We investigated the effects of serum on lysophospholipid-induced cytotoxicity in Jurkat T cells. We found that sphingosylphosphorylcholine (SPC, also known as lysosphingomyelin) induced cytotoxicity and that albumin in serum could protect cells by binding directly to SPC. Furthermore, we also found that SPC induced ROS generation, increased [Ca(2+)](i), and decreased MMP. However, those effects were only observed at concentrations higher than 10 microM and were only induced in albumin-free media. Therefore, SPC may be trapped by albumin in plasma and unable to exert its effects under normal conditions, although at high concentrations, SPC could induce several responses such as ROS generation, increased [Ca(2+)](i), and decreased MMP in Jurkat T cells.

Lysophosphatidylserine increases membrane potentials in rat C6 glioma cells.
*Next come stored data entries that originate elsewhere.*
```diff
@@ -2041,8 +2071,9 @@
         {
             long tiles = (long)((p.N + 255) / 256) * ((p.M + 255) / 256) * p.batch;
             if (p2.M > 0) tiles += (long)((p2.N + 255) / 256) * ((p2.M + 255) / 256) * p2.batch;
+            const bool resid16_auto = tiles <= 2L * g_num_cu && p2.M == 0 && p.K >= 1024 && (R3G_GEMM_RESID_AUTO & 4);
             const bool resid_ok = (EPI != EPI_RESID_F32 || (g_gemm_persistent_resid & 1)) &&
-                                  ((EPI != EPI_RESID_BF16 && EPI != EPI_RESID_F16) || (g_gemm_persistent_resid & 2)) &&
+                                  ((EPI != EPI_RESID_BF16 && EPI != EPI_RESID_F16) || (g_gemm_persistent_resid & 2) || resid16_auto) &&
                                   (EPI != EPI_QKV || (g_gemm_persistent_qkv && p.wide_epilogue));
             if (p.K >= 256 && (p2.M == 0 || p2.K >= 256) &&
                 (waves == 12 || (g_gemm_persistent && g_gemm_waves == 0 && tiles > g_num_cu && resid_ok && EPI != EPI_F32))) {
@@ -2100,6 +2131,11 @@
     if (epi != EPI_RESID_BF16_ST && epi != EPI_BF16_GELU_ERF_LNF && epi != EPI_RESID_BF16_LND) return false;
     if (!g_gemm_glds || !g_gemm_wide_epilogue) return false;
     return M > 0 && N > 0 && K % 128 == 0 && K >= 256 && N % 256 == 0;
+}
+
+static bool resid_stats_persistent(const GemmArgs& p, int cls) {
+    const long tiles = (long)(p.N / 256) * ((p.M + 255) / 256);
+    return g_gemm_persistent && tiles > g_num_cu && ((g_gemm_persistent_resid & 2) || (R3G_GEMM_RESID_AUTO & cls));
 }
 
 static bool gemm_args_ok(const GemmArgs& p) {
@@ -2221,6 +2257,10 @@
         if (p2.M > 0 || batch != 1 || !g_gemm_glds || !p.wide_epilogue || !p.lnd_part || p.K % 128 || p.K < 256 || p.N % 256 || (p.ldc & 7) ||
             (reinterpret_cast<uintptr_t>(p.C) & 15) || (reinterpret_cast<uintptr_t>(xr) & 15) || (reinterpret_cast<uintptr_t>(p.lnd_part) & 15))
             return hipErrorInvalidValue;
+        if (resid_stats_persistent(p, 1)) {
+            const hipError_t e = launch_gemm8p<EPI_RESID_BF16_ST>(p, p2, g_num_cu, s);
+            if (e != hipErrorNotSupported) return e;
+        }
         return launch_gemm8<EPI_RESID_BF16_ST>(p, p2, s);
     }
     if (p.epi == EPI_BF16_GELU_ERF_LNF) {
@@ -2236,6 +2276,10 @@
             p.N % 256 || (p.ldc & 7) || (reinterpret_cast<uintptr_t>(p.C) & 15) || (reinterpret_cast<uintptr_t>(xr) & 15) ||
             (reinterpret_cast<uintptr_t>(p.lnd_gw) & 15) || (reinterpret_cast<uintptr_t>(p.lnd_part) & 15))
             return hipErrorInvalidValue;
+        if (resid_stats_persistent(p, 2)) {
+            const hipError_t e = launch_gemm8p<EPI_RESID_BF16_LND>(p, p2, g_num_cu, s);
+            if (e != hipErrorNotSupported) return e;
+        }
         return launch_gemm8<EPI_RESID_BF16_LND>(p, p2, s);
     }
     switch (p.epi) {
```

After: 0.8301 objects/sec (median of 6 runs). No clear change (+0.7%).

Previously, we reported on the distinct effects of bioactive lysophospholipids, including lysophosphatidic acid (LPA), lysophosphatidylcholine (LPC), and sphingosylphosphorylcholine (SPC), on membrane potentials in rat C6 glioma cells. In the present report we have tested lysophosphatidylserine (LPS), another bioactive lysophospholipid, on membrane potentials in the same cell line. Membrane potentials were estimated by measuring the fluorescence changes of DiBAC-loaded glioma cells. LPS largely increased membrane potentials in a concentration-dependent manner. The LPS-induced membrane potential increases were not affected by treatment with pertussis toxin, implying no involvement of Gi/o proteins. In contrast to other lysophospholipids, the LPS-induced membrane potential increase was not diminished by a Na(+)-free media but was enhanced by suramin. Furthermore, this change was blunted by EIPA, an inhibitor of Na(+)/H(+) exchanger, but not by SITS, a specific inhibitor of bicarbonate transporter. Our observations suggest that LPS acts on membrane potentials in a unique manner in the C6 glioma cells, although the precise action mechanism requires additional investigation.